The outbreak is the largest outside Saudi Arabia, where the disease was first identified in humans in 2012, and has stirred fears in Asia of a repeat of a 2002-2003 scare when Severe Acute Respiratory Syndrome (SARS) killed about 800 people worldwide.

MERS is caused by a coronavirus from the same family as the one that caused SARS. It is more deadly than SARS but does not spread as easily, at least for now.
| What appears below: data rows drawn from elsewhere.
@@ -863,12 +882,12 @@
   float* const Mrg = w.parM; float* const Mkg = Mrg + (size_t)3 * H * D;
   float* const dbrg = Mkg + (size_t)3 * H * D; float* const dbkg = dbrg + 3 * H;
   GB16 g(drop, *x.opt, st);
-  g.tn(f.dH16, 2 * H, f.Y16, H, Gr[CAMO_P_F1_W0], H, Gr[CAMO_P_F1_B0], 2 * H, H, T);
+  if (!split) g.tn(f.dH16, 2 * H, f.Y16, H, Gr[CAMO_P_F1_W0], H, Gr[CAMO_P_F1_B0], 2 * H, H, T);
   g.tn(f.dU16, H, f.O16, H, Gr[CAMO_P_A1_OUT_W], H, Gr[CAMO_P_A1_OUT_B], H, H, T);
   g.tn(f.dQKV16, 3 * H, f.X16, D, Mrg, D, dbrg, H, D, T).bias_grad2 = Gr[CAMO_P_A1_IN_B];
   g.tn(f.dQKV16 + H, 3 * H, f.X16, D, Mrg + (size_t)H * D, D, dbrg + H, 2 * H, D, T).bias_grad2 = Gr[CAMO_P_A2_IN_B] + H;
   g.tn(f.dU16, H, f.X16, D, Gr[CAMO_P_RG_PROJ_W], D, Gr[CAMO_P_RG_PROJ_B], H, D, T);
-  g.tn(f.dH2_16, 2 * H, f.Y2_16, H, Gr[CAMO_P_F2_W0], H, Gr[CAMO_P_F2_B0], 2 * H, H, TK);
+  if (!split) g.tn(f.dH2_16, 2 * H, f.Y2_16, H, Gr[CAMO_P_F2_W0], H, Gr[CAMO_P_F2_B0], 2 * H, H, TK);
   g.tn(f.dU2_16, H, f.O2_16, H, Gr[CAMO_P_A2_OUT_W], H, Gr[CAMO_P_A2_OUT_B], H, H, TK);
   g.tn(f.dQKVkg16, 3 * H, f.KG16, D, Mkg, D, dbkg, H, D, TK).bias_grad2 = Gr[CAMO_P_A2_IN_B];
   g.tn(f.dQKVkg16 + H, 3 * H, f.KG16, D, Mkg + (size_t)H * D, D, dbkg + H, 2 * H, D, TK).bias_grad2 = Gr[CAMO_P_A1_IN_B] + H;
diff --git a/camouflage_multimodal_amd/csrc/misc.h b/camouflage_multimodal_amd/csrc/misc.h
--- a/camouflage_multimodal_amd/csrc/misc.h
+++ b/camouflage_multimodal_amd/csrc/misc.h
@@ -43,6 +43,9 @@
 int launch_clip_adamw(float* p, float* g, float* m, float* v, size_t n, float* sumsq, float max_norm,
                       float lr, float b1, float b2, float eps, float wd, int step, int zero_grads, hipStream_t stream);
 
+struct FfnWgStream { const uint32_t* mask; const unsigned short* Y16; float* M; float* cnt; };
+struct FfnWgArgs { FfnWgStream s[2]; const int* off; int Nk; int blocks; };
+
 struct TailFusedArgs {
   const float *Ymean, *H1mean, *Y2mean, *H2mean;
   const float *W13, *b13, *W23, *b23, *Wfu0, *bfu0, *Wfu3, *bfu3; const float* Wh0[4]; const float* bh0[4]; const float* Wh3[4]; const float* bh3[4];
@@ -53,6 +56,7 @@
   float *dcomb, *dHm1, *dHm2;
   float *comb_out, *F1_out, *fused_out, *dhid_out, *dfused_out, *dF1_out;
   int B, C, mode; DropCfg drop;
+  FfnWgArgs fw; int fw_rows;
   unsigned long long* stamps;
   int debug_skip;
 };
diff --git a/camouflage_multimodal_amd/csrc/misc.hip b/camouflage_multimodal_amd/csrc/misc.hip
--- a/camouflage_multimodal_amd/csrc/misc.hip
+++ b/camouflage_multimodal_amd/csrc/misc.hip
@@ -1,5 +1,6 @@
 #include "misc.h"
 #include "gemm.h"
+#include "mfma_inl.h"
 
 
 namespace {
@@ -606,14 +607,122 @@
 }
 
 constexpr int TF_THREADS = 1024;
+static_assert(4 * 32768 <= TF_LDS_FLOATS * 4 && (3 * 4 * 32 * 64 + 64) * 4 <= TF_LDS_FLOATS * 4, "ffn_wg_block lives in the tail launch's LDS");
+
+constexpr int FW_PKA = 192, FW_PKB = 320, FW_A_BYTES = 64 * FW_PKA, FW_BUF = FW_A_BYTES + 64 * FW_PKB;
+__device__ __forceinline__ void ffn_wg_block(const FfnWgArgs& fw, int e, int B, char* smem, unsigned long long* stamps) {
+  unsigned long long* const stp = stamps ? stamps + (size_t)TG * 32 + (size_t)e * 8 : nullptr;
+  if (stp && threadIdx.x == 0) stp[0] = __builtin_amdgcn_s_memrealtime();
+  const int kgs = e >= 16 * B ? 1 : 0, el = e - 16 * B * kgs, smp = el >> 4, ft = (el & 15) >> 1, ch = el & 1;
+  const FfnWgStream& S = fw.s[kgs];
+  const int row0 = kgs ? smp * fw.Nk : fw.off[smp], nrows = kgs ? fw.Nk : fw.off[smp + 1] - row0;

There is no cure or vaccine.

"Because the outbreak has been large and is complex, more cases should be anticipated," said Fukuda, who is leading a WHO team conducting a joint review with South Korean officials of the country's response to the outbreak.

He said he was encouraged that South Korea's control measures were having an impact.

The businessman who brought MERS back to South Korea visited several health centres for a cough and fever before he was diagnosed, leaving a trail of infection in his wake.

Fukuda cited crowded emergency units and wards, together with the custom of friends and family visiting patients as aggravating a less than optimal initial response to an unfamiliar infection.

A tendency for sick people to visit more than one health facility, as the business man did, was also likely to have been a factor, he said.

"The practice of seeking care at many different medical facilities, so-called 'doctor shopping', may have been a contributing factor," he said.

But so far, all of South Korea's cases have been linked to health facilities.

"At present, the mission has found no evidence to indicate there is an ongoing transmission in the community," Fukuda said.

Authorities have sealed off at least two hospitals and about 4,000 people are in quarantine, either at home or in medical facilities.

Experts predict more cases will emerge until the incubation period, which is believed to be up to two weeks for everyone exposed to an infected person, is over.

 

A 67-year-old woman became the 14th person to die in the outbreak, according to the health ministry. All of those who have died have been elderly or people suffering from existing ailments.